Kathy Jekanowski
Kathy Jekanowski
Class of: 1996
Induction Class of: 2014
Sports: Women's Basketball

Kathy Jekanowski ’96 was an integral member of the highly successful Westfield State women’s basketball teams of the mid-1990s.
 
A three-time all-conference selection, Jekanowski scored 1,044 career points in helping to lead Westfield State to the best four-year stretch in school history. The Owls posted a brilliant 88-27 record with four straight 20-win seasons, captured two MASCAC championships, and participated in NCAA Tournaments in 1995 and 1996. In addition, Westfield was the ECAC Tournament runner-up in 1993 and ECAC tournament semifinalist in 1994.
 
Jekanowski played with four other Westfield State Athletic Hall of Famers, including classmates Andrea Bertini and Mary Gibney. In addition to scoring 1,000 career points, Jekanowski totaled 503 career rebounds and ranks in the top 10 in school history in free throw shooting (71 percent, 286 for 402). But her biggest impact was made on the defensive end where she guarded the opposing teams’ best players. Her team-first efforts were did not go unnoticed as she was a first team all-conference selection in 1993 and 1996 and a second-team selection in 1994.
 
Jekanowski also scored 1,000 career points in high school at Hopkins Academy in Hadley, where she was an All-Western Mass. selection in both basketball and softball.
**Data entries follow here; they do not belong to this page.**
size_t oadg_cls_loss_workspace_bytes(void);
int oadg_ce_jsd_fwd(const float* logits, const int64_t* labels, const float* weights, long R, int C,
                    int mode, float avg_factor, float loss_weight, float lambda_jsd, void* workspace,
                    size_t workspace_bytes, float* out3, void* stream);
int oadg_ce_jsd_bwd(const float* logits, const int64_t* labels, const float* weights, long R, int C,
                    int mode, float avg_factor, float loss_weight, float lambda_jsd, const float* grad_out,
                    float* dlogits, void* stream);

int oadg_roi_align_fwd(const void* const* feats_host, const int* heights_host, const int* widths_host,
                       const float* scales_host, int levels, int N, int C, int dtype, float finest_scale,
                       const float* rois, int K, int PH, int PW, int sampling_ratio, int aligned,
                       void* out, const int* order, void* stream);
int oadg_roi_align_bwd(float* const* dfeats_host, const int* heights_host, const int* widths_host,
                       const float* scales_host, int levels, int N, int C, int dtype, float finest_scale,
                       const float* rois, int K, int PH, int PW, int sampling_ratio, int aligned,
                       const void* grad_out, const int* order, void* stream);
int oadg_roi_order_keys(const float* rois, int K, int n_img, int levels, float finest_scale, long long* keys,
                        void* stream);
int oadg_roi_order(const float* rois, int K, int n_img, int levels, float finest_scale, int* order, int* range,
                   void* stream);
int oadg_roi_align_bwd_tiles(void* const* dmaps, const int* heights, const int* widths, const float* scales,
                             int levels, int N, int C, float finest_scale, const float* rois, int K, int PH, int PW,
                             int sampling_ratio, int aligned, const void* grad_out, const int* order, const int* range,
                             void* tile_boxes, void* stream);

typedef struct oadg_rpn_loss_level {
    const void* y;
    void* gy;
    long sN, sC, sH, sW;
    int H, W, Cy;
    long first, pix0;
} oadg_rpn_loss_level;
size_t oadg_rpn_loss_workspace_bytes(void);
int oadg_rpn_loss_fwd(const oadg_rpn_loss_level* levels, int n_levels, int B, int A, long At, int dtype,
                      const int64_t* labels, const float* label_weights, const float* bbox_targets,
                      const float* bbox_weights, float avg_factor, float w_cls, float lambda_jsd, float w_box,
                      void* workspace, size_t workspace_bytes, float* out4, void* stream);
int oadg_rpn_loss_bwd(const oadg_rpn_loss_level* levels, int n_levels, int B, int A, long At, int dtype,
                      const int64_t* labels, const float* label_weights, const float* bbox_targets,
                      const float* bbox_weights, float avg_factor, float w_cls, float lambda_jsd, float w_box,
                      const float* grad_cls, const float* grad_box, void* stream);

#define OADG_RPN_MAX_LEVELS 8
typedef struct oadg_rpn_level {
    const void* deltas;
    long sN, sC, sH, sW;
    const float* anchors;
    const float* scores;
    const long long* index;
    int H, W, A, k, dtype, first;
} oadg_rpn_level;
int oadg_rpn_decode(const oadg_rpn_level* levels, int n_levels, int n_img, const float* means4, const float* stds4,
                    float max_ratio, const float* lim, int clip, float min_size, float* props, float* scores,
                    unsigned char* valid, void* stream);
int oadg_rpn_order(const oadg_rpn_level* levels, int n_levels, int n_img, const float* props, const float* scores,
                   const unsigned char* valid, float* boxes_sorted, int* order, int* counts, float* max_coord,
                   void* stream);
// ... 212 lines not shown

int oadg_conv2d_nhwc_bf16_scatter(const void* x, const void* w, const float* bias, const void* residual, void* y,
                                  const void* zeros16, int N, int H, int W, int C, int K, int R, int S, int pad, int dil,
                                  int relu, int out_h, int out_w, int OH, int OW, int osh, int osw, int oph, int opw,
                                  const void* mask, float* colsum_part, const void* mask_bits, void* stream);
int oadg_conv2d_dgrad_s2_nhwc_bf16(const void* dy, const void* wt, const void* residual, void* dx, const void* zeros16,
                                   int N, int Ho, int Wo, int K, int C, int R, int H, int W, const void* mask,
                                   float* colsum_part, const void* mask_bits, void* stream);

int oadg_prep_conv_weights(const float* w, const float* gamma, const float* beta, const float* mean,
                           const float* var, float eps, const float* bias_in, int K, int C, int R, int S, void* wf,
                           void* wt, float* bias, float* scale, int w_krsc, int wt_mode, void* stream);
typedef struct oadg_prep_desc {
    const float *w, *gamma, *beta, *mean, *var, *bias_in;
    void *wf, *wt;
    float *bias, *scale;
    float eps;
    int K, C, R, S, w_krsc, wt_mode, first_block;
} oadg_prep_desc;
int oadg_prep_conv_weights_multi_blocks(int K, int C, int R, int S);
int oadg_prep_conv_weights_multi(const oadg_prep_desc* descs, int n_layers, int total_blocks, void* stream);
int oadg_prep_conv_weights_bwd(const void* gwf, const float* gbias, const float* w, const float* scale,
                               const float* mean, const float* var, float eps, int K, int C, int R, int S, float* dw,
                               float* dgamma, int w_krsc, void* stream);

int oadg_conv1x1_n16_fwd(const void* x, const void* w16, const float* bias16, void* y, long M, int C, void* stream);
long oadg_conv1x1_n16_dgrad_rows(long M);
int oadg_conv1x1_n16_dgrad(const void* dy, const void* wt, void* dx, const void* mask_bits, float* colsum_part, long M, int C,
                           void* stream);
long oadg_conv1x1_n16_wgrad_splits(long M);
long oadg_conv1x1_n16_wgrad_rows(long M);
int oadg_conv1x1_n16_wgrad(const void* x, const void* dy, float* part, float* bias_part, const void* zeros16, long M, int C,
                           void* stream);

int oadg_stem_conv7x7s2_nhwc_bf16(const void* x, const void* wp, void* y, int N, int H, int W, void* stream);

int oadg_bias_relu_maxpool_nhwc_bf16(const void* x, const float* bias, void* out, int N, int H, int W, int C,
                                     void* stream);

size_t oadg_relu_bias_bwd_workspace_bytes(long M, int K);
int oadg_relu_bias_bwd(const void* dy, int dy_is_f32, const void* y, void* g, float* dbias, void* workspace,
                       size_t workspace_bytes, long M, int K, void* stream);

int oadg_fpn_topdown_fwd(const void* lat, const void* top, void* out, int N, int H, int W, int Ht, int Wt, int C,
                         void* stream);
int oadg_fpn_topdown_bwd(const void* g, void* dtop, int N, int H, int W, int Ht, int Wt, int C, void* stream);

She has been a certified athletic trainer for 18 years and earned a master’s of education degree in strength and conditioning from Springfield College in 2002. 
 
Jekanowski has been an athletic trainer at Amherst College since the fall of 2005 and was voted honorary class member by the Amherst College Class of 2011. She was the athletic Trainer for two national championship teams with the women’s ice hockey program in 2009 and 2010.
 
During her time at Amherst, Jekanowski has been an approved clinical instructor for Westfield State students in the athletic training education program. Jekanowski credits former Westfield State athletic trainer Rich Pierce, a 2006 Hall of Fame inductee, for guiding her into mentoring students as he did while she was a student-athlete and student trainer.